Companies need to grasp these opportunities and prepare and skill
themselves accordingly to compete in the world market. We can and are
rising to the challenge and our West Midlands manufacturing base is far
more competitive today than it was a decade ago. And we can and we must do
even better.
But this region isn’t only about manufacturing. We
have seen rapid employment growth in the service sectors. More people in
the region now have jobs than ever before; almost 2.4 million. That is
50,000 more than 4 years ago. We have seen significant levels of
employment growth in sectors such as ICT, financial & business services
and transport & communications, while public investment has contributed to
an expansion of the health and education sectors. The West Midlands today
is seeing new levels of entrepreneurship that has brought an increase in
the rate of business start-ups, so that the region now has more businesses
in than ever before. And the proportion of employment provided by
businesses in what we might term the high knowledge intensity sectors –
those sectors in which 40% or more of staff are educated to at least first
degree level – is growing.
A range of factors have played their part in
bringing this about: I just want to highlight the stimulus given by
globalisation – freer markets, new markets, the opportunities for greater
specialisation, lower barriers to entry for SMEs.

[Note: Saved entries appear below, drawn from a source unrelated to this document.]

template <int ACT, int MT, bool RES, int LNF, bool STATS, bool CONV, bool W8 = false, bool A8 = false, bool OUT8 = false, bool NOLO = false, bool ROT = false>
__global__ __launch_bounds__(512) void gemm_stream_kernel(GemmArgs p) {
  static_assert(!NOLO || CONV, "only the conv mode has an optional low half");
  static_assert(!ROT || CONV, "only the conv mode rotates frame fragments");
  static_assert(!CONV || (MT == 6 && !RES && LNF == 0 && !STATS), "conv mode: 192-row tiles, plain epilogue");
  static_assert(!W8 || (!CONV && MT == 6), "fp8 weights: plain 192-row mode");
  static_assert(!A8 || (!W8 && !CONV && MT == 6 && LNF == 0 && !STATS), "fp8 x fp8: the plain 192-row mode, no LayerNorm folding");
  static_assert(!OUT8 || (A8 && !RES), "fp8 output: the fp8 x fp8 kernel, no residual");
  constexpr int BMV = MT * 32;
#ifdef WFL_LAB_STB32
  constexpr int STB = 512 * SBK * 2;
  constexpr int WOFF = 256 * SBK * 2;
#else
  constexpr int STB = CONV ? 256 * SBK * 2 : BMV * SBK * 2 + 256 * SBK * (W8 ? 1 : 2);
  constexpr int WOFF = CONV ? 0 : BMV * SBK * 2;
#endif
  constexpr int AEXT = 224 * SBK * 2;
  constexpr int AOFF = SNST * STB;
  constexpr bool LOUT = RES || (CONV && !NOLO);
  constexpr int NSTORE = (LOUT ? 4 : 2) * MT + (STATS ? MT : 0);
  constexpr int SROW = 4;
  extern __shared__ __attribute__((aligned(16))) char smem[];
  float* stat_lds = (float*)(smem + SNST * STB + (CONV ? 2 * AEXT : 0));
  const int tid = threadIdx.x;
  const int lane = tid & 63;
  const int wid = __builtin_amdgcn_readfirstlane(tid >> 6);
  const int grp = wid >> 2, wq = wid & 3;
  const int g = lane >> 4, c = lane & 15;
  const int G = gridDim.x;

  SSTAMP(0);
  const int tiles_n = p.N / 256;
  const int tiles_m = (p.M + BMV - 1) / BMV;
  const int ntiles = tiles_m * tiles_n;
  const int nk = p.K / SBK;
// ... 132 lines not shown
      else if (SNST >= 5 && younger >= 3) { if (with_stores) wait_vm<3 * (L) + NSTORE>(); else wait_vm<3 * (L)>(); }  \
      else if (younger >= 2) { if (with_stores) wait_vm<2 * (L) + NSTORE>(); else wait_vm<2 * (L)>(); }              \
      else if (younger == 1) { if (with_stores) wait_vm<(L) + NSTORE>(); else wait_vm<(L)>(); }                      \
      else { if (with_stores) wait_vm<NSTORE>(); else wait_vm<0>(); }                                                \
    } while (0)
    if (CONV || two_x) WFL_WAITY(L2X); else WFL_WAITY(L1X);
#undef WFL_WAITY
  };

  int w_off[4];
#pragma unroll
  for (int v = 0; v < 4; ++v) {
#ifdef WFL_LAB_NOPERM
    const int r = wn + 16 * v + c;
#else
    const int r = wn + 32 * (v >> 1) + 8 * (c >> 2) + 4 * (v & 1) + (c & 3);
#endif
    w_off[v] = W8 ? WOFF + (r >> 3) * 256 + ((((r & 7) * 4 + g) ^ (((r >> 3) & 1) << 1) ^ (((r >> 4) & 1) << 4)) << 3)
                  : WOFF + r * 64 + ((g ^ sswz(r)) << 4);
  }
  const int x_off = wm * 64 + c * 64 + ((g ^ sswz(c)) << 4);

  f32x4 acc[MT][4];
#pragma unroll
  for (int u = 0; u < MT; ++u)
#pragma unroll
    for (int v = 0; v < 4; ++v) acc[u][v] = (f32x4){0.f, 0.f, 0.f, 0.f};
  float sa1 = 0.f, sa2 = 0.f, sb1 = 0.f, sb2 = 0.f;

  auto epilogue = [&](int m0, int n0) __attribute__((always_inline)) {
    const int nb = n0 + wn + 8 * g;
    constexpr int FCOL = ROT ? MT : 1, FROW = ROT ? 1 : 16;
    int mrow0 = m0 + wm + FCOL * c;
    int sidx_w = (((grp * 4 + wq) * (MT * 16)) + c) * 2, sidx_g = ((grp * 4 * (MT * 16)) + c) * 2, sidx_l = (grp * (MT * 16) + c) * 2;
    asm volatile("" : "+v"(mrow0), "+v"(sidx_w), "+v"(sidx_g), "+v"(sidx_l));
    f32x4 bj[4], sj[4], cj[(W8 || A8) ? 4 : 1];
#pragma unroll
    for (int h = 0; h < 2; ++h)
#pragma unroll
      for (int q = 0; q < 2; ++q) {
#ifdef WFL_ABL_EPI_NOLOAD
        bj[2 * h + q] = (f32x4){0.f, 0.f, 0.f, 0.f};
        if (LNF) sj[2 * h + q] = (f32x4){1.f, 1.f, 1.f, 1.f};
        if (W8 || A8) cj[2 * h + q] = (f32x4){1.f, 1.f, 1.f, 1.f};
#else
        bj[2 * h + q] = p.bias ? *(const f32x4*)(p.bias + nb + 32 * h + 4 * q) : (f32x4){0.f, 0.f, 0.f, 0.f};
        if (LNF) sj[2 * h + q] = *(const f32x4*)(p.ln_s + nb + 32 * h + 4 * q);
        if (W8 || A8) cj[2 * h + q] = *(const f32x4*)(p.w8_scale + nb + 32 * h + 4 * q);
#endif
      }
    float sa[A8 ? MT : 1];
    if (A8) {
#pragma unroll
      for (int u = 0; u < MT; ++u) {
        int m = mrow0 + FROW * u;
        m = m < p.M ? m : p.M - 1;
        sa[u] = p.a8_scale ? p.a8_scale[p.a8_lead + m] : p.a8_static;
      }
    }
    int P_ = p.P, cpitch = p.c_pitch;
    asm volatile("" : "+s"(P_), "+s"(cpitch));
    const float invP = __builtin_amdgcn_rcpf((float)P_);
    int orow[MT];
#pragma unroll
    for (int u = 0; u < MT; ++u) {
      const int m = mrow0 + FROW * u;
      int b = (int)((float)m * invP);
      int t = m - b * P_;
      if (t < 0) { t += P_; --b; }
      if (t >= P_) { t -= P_; ++b; }
      orow[u] = (m < p.M && t < p.T) ? (int)p.c_lead + b * cpitch + t : -1;
    }
    if (p.clip_T) {
#pragma unroll
      for (int u = 0; u < MT; ++u)
        if (orow[u] >= 0) {
          const int m = mrow0 + FROW * u;
          int b = (int)((float)m * invP);
          int t = m - b * P_;
          if (t < 0) { t += P_; --b; }
          if (t >= P_) { t -= P_; ++b; }
          if (t >= p.clip_T[b]) orow[u] = -1;
        }
    }
    constexpr int RING = 3;
    bf16x8 rr[RES ? RING : 1][2], rl[RES ? RING : 1][2];
    const bf16_t* res_lo = p.res_lo ? p.res_lo : p.res;
    const float lo_scale = p.res_lo ? 1.f : 0.f;
    auto load_res = [&](int u, int slot) __attribute__((always_inline)) {
      const long r = orow[u] >= 0 ? orow[u] : p.c_lead;
#pragma unroll
      for (int h = 0; h < 2; ++h) {
#ifdef WFL_ABL_EPI_NOLOAD
        rr[slot][h] = (bf16x8){0, 0, 0, 0, 0, 0, 0, 0}; rl[slot][h] = rr[slot][h]; (void)r;
#else
        rr[slot][h] = *(const bf16x8*)(p.res + r * p.ldres + nb + 32 * h);
        rl[slot][h] = *(const bf16x8*)(res_lo + r * p.ldres + nb + 32 * h);
#endif
      }
    };
    if (RES) {
#pragma unroll
      for (int u = 0; u < RING && u < MT; ++u) load_res(u, u);
    }
    float mu[LNF ? MT : 1], rs[LNF ? MT : 1];
    if (LNF == 1) {
#pragma unroll
      for (int u = 0; u < MT; ++u) {
        const float2 s = *(const float2*)(stat_lds + sidx_l + u * 32);
        mu[u] = s.x;
        rs[u] = s.y;
      }
    }
    if (LNF == 2) {
      f32x4 sp[MT][2];
#pragma unroll
      for (int u = 0; u < MT; ++u) {
        int m = mrow0 + FROW * u;
// ... 14 lines not shown
        mu[u] = mean;
        rs[u] = rsqrtf(fmaxf(__builtin_fmaf(-mean, mean, ex2), 0.f) + p.ln_eps);
      }
    }
    char* trash = (char*)p.trash + lane * 16;
#ifdef WFL_ABL_EPI_NOSTORE
#define WFL_KEEP(k) false
#else
#define WFL_KEEP(k) (k)
#endif
    float t1 = 0.f, t2 = 0.f;
    float amax8 = 0.f;
#pragma unroll
    for (int u = 0; u < MT; ++u) {
      __builtin_amdgcn_sched_barrier(0);
#pragma unroll
      for (int h = 0; h < 2; ++h) {
        float x[8];
#pragma unroll
        for (int q = 0; q < 2; ++q)
#pragma unroll
          for (int e = 0; e < 4; ++e) {
            float v = acc[u][2 * h + q][e];
            if (W8 || A8) v *= cj[2 * h + q][e];
            if (A8) v *= sa[u];
            if (LNF) v = (v - mu[u] * sj[2 * h + q][e]) * rs[u];
            if (ACT == WFL_ACT_GELU) {
              x[4 * q + e] = v + bj[2 * h + q][e];
              if (e & 1) {
                const f32x2 y = gelu_erf2((f32x2){x[4 * q + e - 1], x[4 * q + e]});
                x[4 * q + e - 1] = y[0]; x[4 * q + e] = y[1];
              }
              continue;
            }
            v = apply_act<ACT>(v + bj[2 * h + q][e]);
            if (RES) v = (bf2f(rr[u % RING][h][4 * q + e]) + lo_scale * bf2f(rl[u % RING][h][4 * q + e])) + p.alpha * v;
            x[4 * q + e] = v;
          }
        bf16x8 o;
#pragma unroll
        for (int e = 0; e < 8; ++e) o[e] = f2bf(x[e]);
        const bool keep = orow[u] >= 0 && nb + 32 * h < p.n_valid;
        if (OUT8) {
          int w0 = 0, w1 = 0;
          const float keepf = keep ? 1.f : 0.f;
#pragma unroll
          for (int e = 0; e < 8; ++e) {
            const float y = x[e] * p.c8_inv_scale;
            amax8 = fmaxf(amax8, fabsf(y) * keepf);
            x[e] = fminf(fmaxf(y, -448.f), 448.f);
          }
          w0 = __builtin_amdgcn_cvt_pk_fp8_f32(x[0], x[1], w0, false); w0 = __builtin_amdgcn_cvt_pk_fp8_f32(x[2], x[3], w0, true);
          w1 = __builtin_amdgcn_cvt_pk_fp8_f32(x[4], x[5], w1, false); w1 = __builtin_amdgcn_cvt_pk_fp8_f32(x[6], x[7], w1, true);
// ... 15 lines not shown
        }
        if (STATS) {
#pragma unroll
          for (int e = 0; e < 8; ++e) { const float r = bf2f(o[e]); t1 += r; t2 = fmaf(r, r, t2); }
        }
      }
      if (STATS) {
        t1 += __shfl_xor(t1, 16); t2 += __shfl_xor(t2, 16);
        t1 += __shfl_xor(t1, 32); t2 += __shfl_xor(t2, 32);
        if (g == 0) *(float2*)(stat_lds + sidx_w + u * 32) = float2{t1, t2};
        t1 = t2 = 0.f;
      }
#pragma unroll
      for (int v = 0; v < 4; ++v) acc[u][v] = (f32x4){0.f, 0.f, 0.f, 0.f};
      if (RES && u + RING < MT) load_res(u + RING, u % RING);
    }
    if (OUT8 && p.err) {
      if (__builtin_amdgcn_ballot_w64(amax8 > 448.f) && lane == 0) atomicOr(p.err, 2u);
    }
    if (STATS) {
      unsigned* cnt = (unsigned*)(stat_lds + 8 * (MT * 16) * 2) + grp;
      __builtin_amdgcn_s_waitcnt(0xC07F);
      unsigned ticket = 0;
      if (lane == 0) ticket = atomicAdd(cnt, 1u);
      ticket = __builtin_amdgcn_readfirstlane(ticket);
      const bool last = ticket == 3;
      if (last && lane == 0) *cnt = 0;
#pragma unroll
      for (int u = 0; u < MT; ++u) {
        float a1 = 0.f, a2 = 0.f;
// ... 185 lines not shown
#pragma unroll
    for (int kt = 1; kt < SNST - 2; ++kt) step_general(kt, std::false_type{});
    if (grp) steps_steady(std::true_type{}); else steps_steady(std::false_type{});
    for (int kt = nk - SNST > SNST - 2 ? nk - SNST : SNST - 2; kt < nk; ++kt) step_general(kt, std::false_type{});
    pm0 = m0; pn0 = n0;
    have_prev = true;
  }
  SSTAMP(2);
  SSTAMP(3);
  if (have_prev) epilogue(pm0, pn0);
  if (LNF == 1 && !grp) __builtin_amdgcn_s_barrier();
  SSTAMP(4);
#undef SSB
}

But we still have some way to go to match the
south east of England. That is one of the reasons that the Government has
launched the Local Enterprise Growth Initiative (LEGI) which targets those
areas where economic and entrepreneurial activity is weakest.
So what else can the region do to improve its
competitive position? Here in the Midlands we have a Regional Economic
Strategy that contains delivery mechanisms of High Tech Corridors,
Business Clusters and Regeneration Zones that aim to help the region to
rise to the challenges of globalisation: to make the region’s businesses
more competitive, to promote technological advance and innovation, to
raise skills levels, to increase graduate retention, to widen
participation in the economy and to help the Midlands prosper. I believe
it can make a difference.
Globalisation is a fact of modern business life.
It offers great opportunities to those businesses that rise to its
challenges and great threats to those who try to ignore it. In government,
we are committed to supporting businesses that want to strengthen their
competitiveness; by developing the skills of their people; by innovating
in their business processes or design of their products and services; and
by embracing new technologies to communicate and trade with their
customers and suppliers.
A local businessman said to me the other day - Ian
I’ve heard it all before. In the 70’s and 80’s it was the threat of the
Japanese. They didn’t beat me. Then it was Taiwan and Korea. They didn’t
beat me. Now it’s China, India and the global economy. They wont beat me
either. I just keep on investing in improving my business and staying
ahead of the game.
That’s the challenge for all of us. I’m confident
that here in the West Midlands we are up to it.